**EXERCISE REQUIREMENTS**
Where a line holds the word "bool", copy it from the records.

**LISTED ENTRIES**
+        ax_fwd_item_out(a, item, ax_opaque(tid), Os, lse_out, rowbase + q, lse);
+        item = next;
+    }
+}
+
+__device__ __forceinline__ void ax_bwd_item_issue(const AttnArgs& a, int item, int tid, AxChunk<256>& cq, AxChunk<256>& ck) {
+    const int hh = item % a.nh, b = item / a.nh;
+    cq.issue(a.Q + (size_t)b * a.qbs + hh * ax::DH, a.ldq, 0, a.T, tid);
+    ck.issue(a.K + (size_t)b * a.kbs + hh * ax::DH, a.ldk, 0, a.S, tid);
+}
+
+__device__ __forceinline__ void ax_bwd_item_out(const AttnArgs& a, int item, int tid, const float* dQs) {
+    constexpr int LDO = ax::DH + 4;
+    const float* dKs = dQs + 64 * LDO;
+    const float* dVs = dKs + 64 * LDO;
+    const int hh = item % a.nh, b = item / a.nh;
+    float* dQb = a.dQ + (size_t)b * a.T * a.lddq + hh * ax::DH;
+    float* dKb = a.dK + (size_t)b * a.S * a.lddk + hh * ax::DH;
+    float* dVb = a.dV + (size_t)b * a.S * a.lddv + hh * ax::DH;
+#pragma unroll
+    for (int j = 0; j < 4; ++j) {
+        const int i = tid + j * 256, r = i >> 4, c = (i & 15) * 4;
+        if (r < a.T) *reinterpret_cast<f32x4*>(dQb + (size_t)r * a.lddq + c) = *reinterpret_cast<const f32x4*>(dQs + r * LDO + c);
+        if (r < a.S) {
+            *reinterpret_cast<f32x4*>(dKb + (size_t)r * a.lddk + c) = *reinterpret_cast<const f32x4*>(dKs + r * LDO + c);
+            *reinterpret_cast<f32x4*>(dVb + (size_t)r * a.lddv + c) = *reinterpret_cast<const f32x4*>(dVs + r * LDO + c);
+        }
+    }
+}
+
+__global__ __launch_bounds__(256, 3) void attn_bwd_small_x3_pipe_kernel(const AttnArgs a, const int items) {
+    constexpr int DH = ax::DH, LDO = DH + 4;
+    extern __shared__ __attribute__((aligned(16))) unsigned char ax_smem[];
+    unsigned char* Qimg = ax_smem;
+    unsigned char* Oimg = ax_smem + ax::IMG;
+    unsigned char* Kimg = Oimg;
+    float* Ls = reinterpret_cast<float*>(ax_smem + 2 * ax::IMG);
+    float* Ds = Ls + 64;
+    unsigned* Rk = reinterpret_cast<unsigned*>(Ds + 64);
+    unsigned long long seed = 0, step = 0;
+    if (a.drop.p > 0.f) { seed = a.drop.rng_state[0]; step = a.drop.rng_state[1]; }
+    AxChunk<256> cq, ck;
+    int item = blockIdx.x;
+    ax_bwd_item_issue(a, item, threadIdx.x, cq, ck);
+    for (;;) {
+        const int tid = ax_opaque(threadIdx.x);
+        const int lane = tid & 63, wave = tid >> 6, l31 = lane & 31, h = lane >> 5;
+        const int qh = wave & 1, kh = wave >> 1;
+        const int q0 = qh * 32, s0 = kh * 32;
+        const int key = s0 + l31;
+        const bool kin = key < a.S;
+        const bool active = (q0 < a.T) && (s0 < a.S);
+        const int hh = item % a.nh, b = item / a.nh;
+        const float* Kb = a.K + (size_t)b * a.kbs + hh * DH;
+        const float* Vb = a.V + (size_t)b * a.vbs + hh * DH;
+        const unsigned char* kv = a.kvalid ? a.kvalid + (size_t)b * a.S : nullptr;
+        const size_t rowbase = ((size_t)b * a.nh + hh) * a.T;
+        const bool kok = kin && (!kv || kv[key]);
+
+        ax_u32x4 vf[4][3];
+        AxChunk<256> cdo, co;
+        AxRow vr;
+        __syncthreads();
+        cdo.issue(a.dO + (size_t)b * a.T * a.lddo + hh * DH, a.lddo, 0, a.T, ax_opaque(tid));
+        co.issue(a.O + (size_t)b * a.T * a.ldo + hh * DH, a.ldo, 0, a.T, ax_opaque(tid));
+        vr.issue(Vb + (size_t)min(key, a.S - 1) * a.ldv, h);
+        cq.fill(0, a.T, tid);
+        cq.store(Qimg, tid, a.scale);
+        ck.fill(0, a.S, tid);
+        ck.store(Kimg, tid);
+        if (tid < 64) {
+            Ls[tid] = (tid < a.T) ? a.LSE[rowbase + tid] : 0.f;
+            Rk[tid] = (a.drop.p > 0.f) ? attn_rowkey(a.drop, seed, step, (unsigned long long)(rowbase + tid)) : 0u;
+        }
+        __syncthreads();
+
+        f32x16 dk[2], dv[2];
+#pragma unroll
+        for (int d = 0; d < 2; ++d)
+#pragma unroll
+            for (int r = 0; r < 16; ++r) { dk[d][r] = 0.f; dv[d][r] = 0.f; }
+        ax_u32x4 dsf[2][3];
+#pragma unroll
+        for (int s = 0; s < 2; ++s)
+#pragma unroll
+            for (int pl = 0; pl < 3; ++pl) dsf[s][pl] = ax_u32x4{0u, 0u, 0u, 0u};
+        f32x16 sacc;
+#pragma unroll
+        for (int r = 0; r < 16; ++r) sacc[r] = 0.f;
+        if (active) {
+#pragma unroll
+            for (int s = 0; s < 4; ++s) {
+                ax_u32x4 qfr[3], kf[3];
+                ax_read_rows(Qimg, q0 + l31, s, h, qfr);
+                ax_read_rows(Kimg, key, s, h, kf);
+                sacc = ax_mma6(qfr, kf, sacc);
+            }
+        }
+        __syncthreads();
+        cdo.fill(0, a.T, tid);
+        co.fill(0, a.T, tid);
+        cdo.store(Oimg, tid);
+#pragma unroll
+        for (int j = 0; j < AxChunk<256>::N; ++j) {
+            const int i = tid + j * 256, r = i >> 4;
+            float dsum = cdo.v[j][0] * co.v[j][0] + cdo.v[j][1] * co.v[j][1] + cdo.v[j][2] * co.v[j][2] + cdo.v[j][3] * co.v[j][3];
+#pragma unroll
+            for (int off = 8; off >= 1; off >>= 1) dsum += __shfl_xor(dsum, off, 64);
+            if ((i & 15) == 0) Ds[r] = dsum;
+        }
+        vr.planes(kin, 1.f, vf);
+        __syncthreads();
+        if (active) {
+            float ds[16];
+            f32x16 dpacc;
+#pragma unroll
+            for (int r = 0; r < 16; ++r) dpacc[r] = 0.f;
+#pragma unroll
+            for (int s = 0; s < 4; ++s) {
+                ax_u32x4 ofr[3];
+                ax_read_rows(Oimg, q0 + l31, s, h, ofr);
+                dpacc = ax_mma6(ofr, vf[s], dpacc);
+            }
+            float pd[16];
+#pragma unroll
+            for (int r = 0; r < 16; ++r) {
+                const int ql = q0 + kmap(r, h);
+                const float keep = (a.drop.p > 0.f) ? attn_keep(a.drop, Rk[ql], key) : 1.f;
+                const bool ok = kok && (ql < a.T);
+                const float pe = __expf(fminf(sacc[r] - Ls[ql], 80.f));
+                const float p = ok ? pe : 0.f;
+                pd[r] = p * keep;
+                ds[r] = p * (dpacc[r] * keep - Ds[ql]);
+            }
+#pragma unroll
+            for (int s = 0; s < 2; ++s) {
+                ax_u32x4 pdf[3];
+                ax_split8(pd + 8 * s, pdf);
+                ax_split8(ds + 8 * s, dsf[s]);
+#pragma unroll
+                for (int blk = 0; blk < 2; ++blk) {
+                    ax_u32x4 ot[3], qt[3];
+#pragma unroll
+                    for (int pl = 0; pl < 3; ++pl) {
+                        ot[pl] = ax_read_tr(Oimg + pl * ax::PLANE, q0 + 16 * s, blk, lane);
+                        qt[pl] = ax_read_tr(Qimg + pl * ax::PLANE, q0 + 16 * s, blk, lane);
+                    }
+                    dv[blk] = ax_mma6(ot, pdf, dv[blk]);
+                    dk[blk] = ax_mma6(qt, dsf[s], dk[blk]);
+                }
+            }
+        }
+        __syncthreads();
+        {
+            AxChunk<256> ck2;
+            const int tid2 = ax_opaque(tid);
+            ck2.load(Kb, a.ldk, 0, a.S, tid2);
+            ck2.store(Kimg, tid2);
+            unsigned char* Simg = Qimg;
+#pragma unroll
+            for (int s = 0; s < 2; ++s)
+#pragma unroll
+                for (int pl = 0; pl < 3; ++pl)
+#pragma unroll
+                    for (int g2 = 0; g2 < 2; ++g2) {
+                        const int col = q0 + 8 * (2 * s + g2) + 4 * h;
+                        *reinterpret_cast<ax_u32x2*>(Simg + pl * ax::PLANE + ax::off(key, col >> 3) + (col & 7) * 2) =
+                            ax_u32x2{dsf[s][pl][2 * g2], dsf[s][pl][2 * g2 + 1]};
+                    }
+        }
+        __syncthreads();
+
+        const int blk2 = wave >> 1;
+        f32x16 dq;
+#pragma unroll
+        for (int r = 0; r < 16; ++r) dq[r] = 0.f;
+        const bool active2 = q0 < a.T;
+        if (active2) {
+#pragma unroll
+            for (int s = 0; s < 4; ++s) {
+                if (16 * s >= a.S) break;
+                ax_u32x4 kt[3], st[3];
+#pragma unroll
+                for (int pl = 0; pl < 3; ++pl) {
+                    kt[pl] = ax_read_tr(Kimg + pl * ax::PLANE, 16 * s, blk2, lane);
+                    st[pl] = ax_read_tr(Qimg + pl * ax::PLANE, 16 * s, qh, lane);
+                }
+                dq = ax_mma6(kt, st, dq);
+            }
+        }
+        __syncthreads();
+
+        float* dQs = reinterpret_cast<float*>(ax_smem);
+        float* dKs = dQs + 64 * LDO;
+        float* dVs = dKs + 64 * LDO;
+        {
+            float* dst = dQs + (q0 + l31) * LDO + blk2 * 32;
+#pragma unroll
+            for (int g4 = 0; g4 < 4; ++g4) {
+                f32x4 x;
+#pragma unroll
+                for (int e = 0; e < 4; ++e) x[e] = dq[4 * g4 + e] * a.scale;
+                *reinterpret_cast<f32x4*>(dst + 8 * g4 + 4 * h) = x;
+            }
+        }
+#pragma unroll
+        for (int pass = 0; pass < 2; ++pass) {
+            if (qh == pass) {
+                float* dst0 = dKs + key * LDO;
+                float* dst1 = dVs + key * LDO;
+#pragma unroll
+                for (int d = 0; d < 2; ++d)
+#pragma unroll
+                    for (int g4 = 0; g4 < 4; ++g4) {
+                        const int dd = d * 32 + 8 * g4 + 4 * h;
+                        f32x4 x0, x1;
+#pragma unroll
+                        for (int e = 0; e < 4; ++e) { x0[e] = dk[d][4 * g4 + e]; x1[e] = dv[d][4 * g4 + e]; }
+                        if (pass == 1) {
+                            x0 += *reinterpret_cast<const f32x4*>(dst0 + dd);
+                            x1 += *reinterpret_cast<const f32x4*>(dst1 + dd);
+                        }
+                        *reinterpret_cast<f32x4*>(dst0 + dd) = x0;
+                        *reinterpret_cast<f32x4*>(dst1 + dd) = x1;
+                    }
+            }
+            __syncthreads();
+        }
+        const int next = item + (int)gridDim.x;
+        if (next >= items) {
+            ax_bwd_item_out(a, item, ax_opaque(tid), dQs);
+            break;
+        }
+        ax_bwd_item_issue(a, next, ax_opaque(tid), cq, ck);
+        ax_bwd_item_out(a, item, ax_opaque(tid), dQs);
+        item = next;
+    }
+}
diff --git a/pytorch-vae_amd/csrc/rowwise.hip b/pytorch-vae_amd/csrc/rowwise.hip
--- a/pytorch-vae_amd/csrc/rowwise.hip
+++ b/pytorch-vae_amd/csrc/rowwise.hip
@@ -333,6 +333,75 @@
     }
 }
 
+__device__ __forceinline__ float embed_mul(float a, float b) {
+#pragma clang fp contract(off)
+    return a * b;
+}
+__device__ __forceinline__ void embed_bwd_acc(float d, float x0, float x1, float x2, float& a0, float& a1, float& a2, float& a3) {
+#pragma clang fp contract(off)
+    const float t = d * x0;
+    a0 = a0 + t;
+    a1 = __builtin_fmaf(d, x1, a1);
+    a2 = __builtin_fmaf(d, x2, a2);
+    a3 = a3 + d;
+}
+
+__global__ __launch_bounds__(256) void embed_bwd_vec_kernel(const float* __restrict__ dy, const float* __restrict__ x,
+                                                            int ldx, int c0, float* __restrict__ part, int rows, int H,
+                                                            int rows_per_block, DropCfg drop) {
+    __shared__ f32x4 red[4][4][64];
+    unsigned dkey = 0;
+    if (drop.p > 0.f) dkey = drop_key(drop, drop.rng_state[0], drop.rng_state[1]);
+    const int H4 = H >> 2;
+    const int l = threadIdx.x & 63, ry = threadIdx.x >> 6;
+    const int cq = blockIdx.x * 64 + l, hcol = cq * 4;
+    const int r0 = blockIdx.y * rows_per_block, r1 = min(rows, r0 + rows_per_block);
+    float a0[4] = {0.f, 0.f, 0.f, 0.f}, a1[4] = {0.f, 0.f, 0.f, 0.f}, a2[4] = {0.f, 0.f, 0.f, 0.f}, a3[4] = {0.f, 0.f, 0.f, 0.f};
+    if (cq < H4) {
+        int r = r0 + ry;
+        for (; r + 28 < r1; r += 32) {
+            f32x4 d[8];
+#pragma unroll
+            for (int u = 0; u < 8; ++u) d[u] = *reinterpret_cast<const f32x4*>(dy + (size_t)(r + 4 * u) * H + hcol);
+#pragma unroll
+            for (int u = 0; u < 8; ++u) {
+                const int ru = r + 4 * u;
+                if (drop.p > 0.f) {
+                    float f[4];
+                    drop4(drop, dkey, (unsigned long long)ru * H4 + cq, f);
+#pragma unroll
+                    for (int e = 0; e < 4; ++e) d[u][e] = embed_mul(d[u][e], f[e]);
+                }
+                const float* xr = x + (size_t)ru * ldx + c0;
+                const float x0 = xr[0], x1 = xr[1], x2 = xr[2];
+#pragma unroll
+                for (int e = 0; e < 4; ++e) embed_bwd_acc(d[u][e], x0, x1, x2, a0[e], a1[e], a2[e], a3[e]);
+            }
+        }
+        for (; r < r1; r += 4) {
+            f32x4 d = *reinterpret_cast<const f32x4*>(dy + (size_t)r * H + hcol);
+            if (drop.p > 0.f) {
+                float f[4];
+                drop4(drop, dkey, (unsigned long long)r * H4 + cq, f);
+#pragma unroll
+                for (int e = 0; e < 4; ++e) d[e] = embed_mul(d[e], f[e]);
+            }
+            const float* xr = x + (size_t)r * ldx + c0;
+            const float x0 = xr[0], x1 = xr[1], x2 = xr[2];
+#pragma unroll
+            for (int e = 0; e < 4; ++e) embed_bwd_acc(d[e], x0, x1, x2, a0[e], a1[e], a2[e], a3[e]);
+        }
+    }
+    red[ry][0][l] = f32x4{a0[0], a0[1], a0[2], a0[3]}; red[ry][1][l] = f32x4{a1[0], a1[1], a1[2], a1[3]};
+    red[ry][2][l] = f32x4{a2[0], a2[1], a2[2], a2[3]}; red[ry][3][l] = f32x4{a3[0], a3[1], a3[2], a3[3]};
+    __syncthreads();
+    if (ry == 0 && cq < H4) {
+#pragma unroll
+        for (int c = 0; c < 4; ++c)
+            *reinterpret_cast<f32x4*>(part + ((size_t)blockIdx.y * 4 + c) * H + hcol) = red[0][c][l] + red[1][c][l] + red[2][c][l] + red[3][c][l];
+    }
+}
+
 __global__ __launch_bounds__(256) void embed_bwd_kernel(const float* __restrict__ dy, const float* __restrict__ x,
                                                         int ldx, int c0, float* __restrict__ part, int rows, int H,
                                                         int rows_per_block, DropCfg drop) {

**WRITTEN RESPONSE**
+        const bool kin = key < a.S;
+        const bool active = (q0 < a.T) && (s0 < a.S);
+        const bool kok = kin && (!kv || kv[key]);
+                const bool ok = kok && (ql < a.T);
+        const bool active2 = q0 < a.T;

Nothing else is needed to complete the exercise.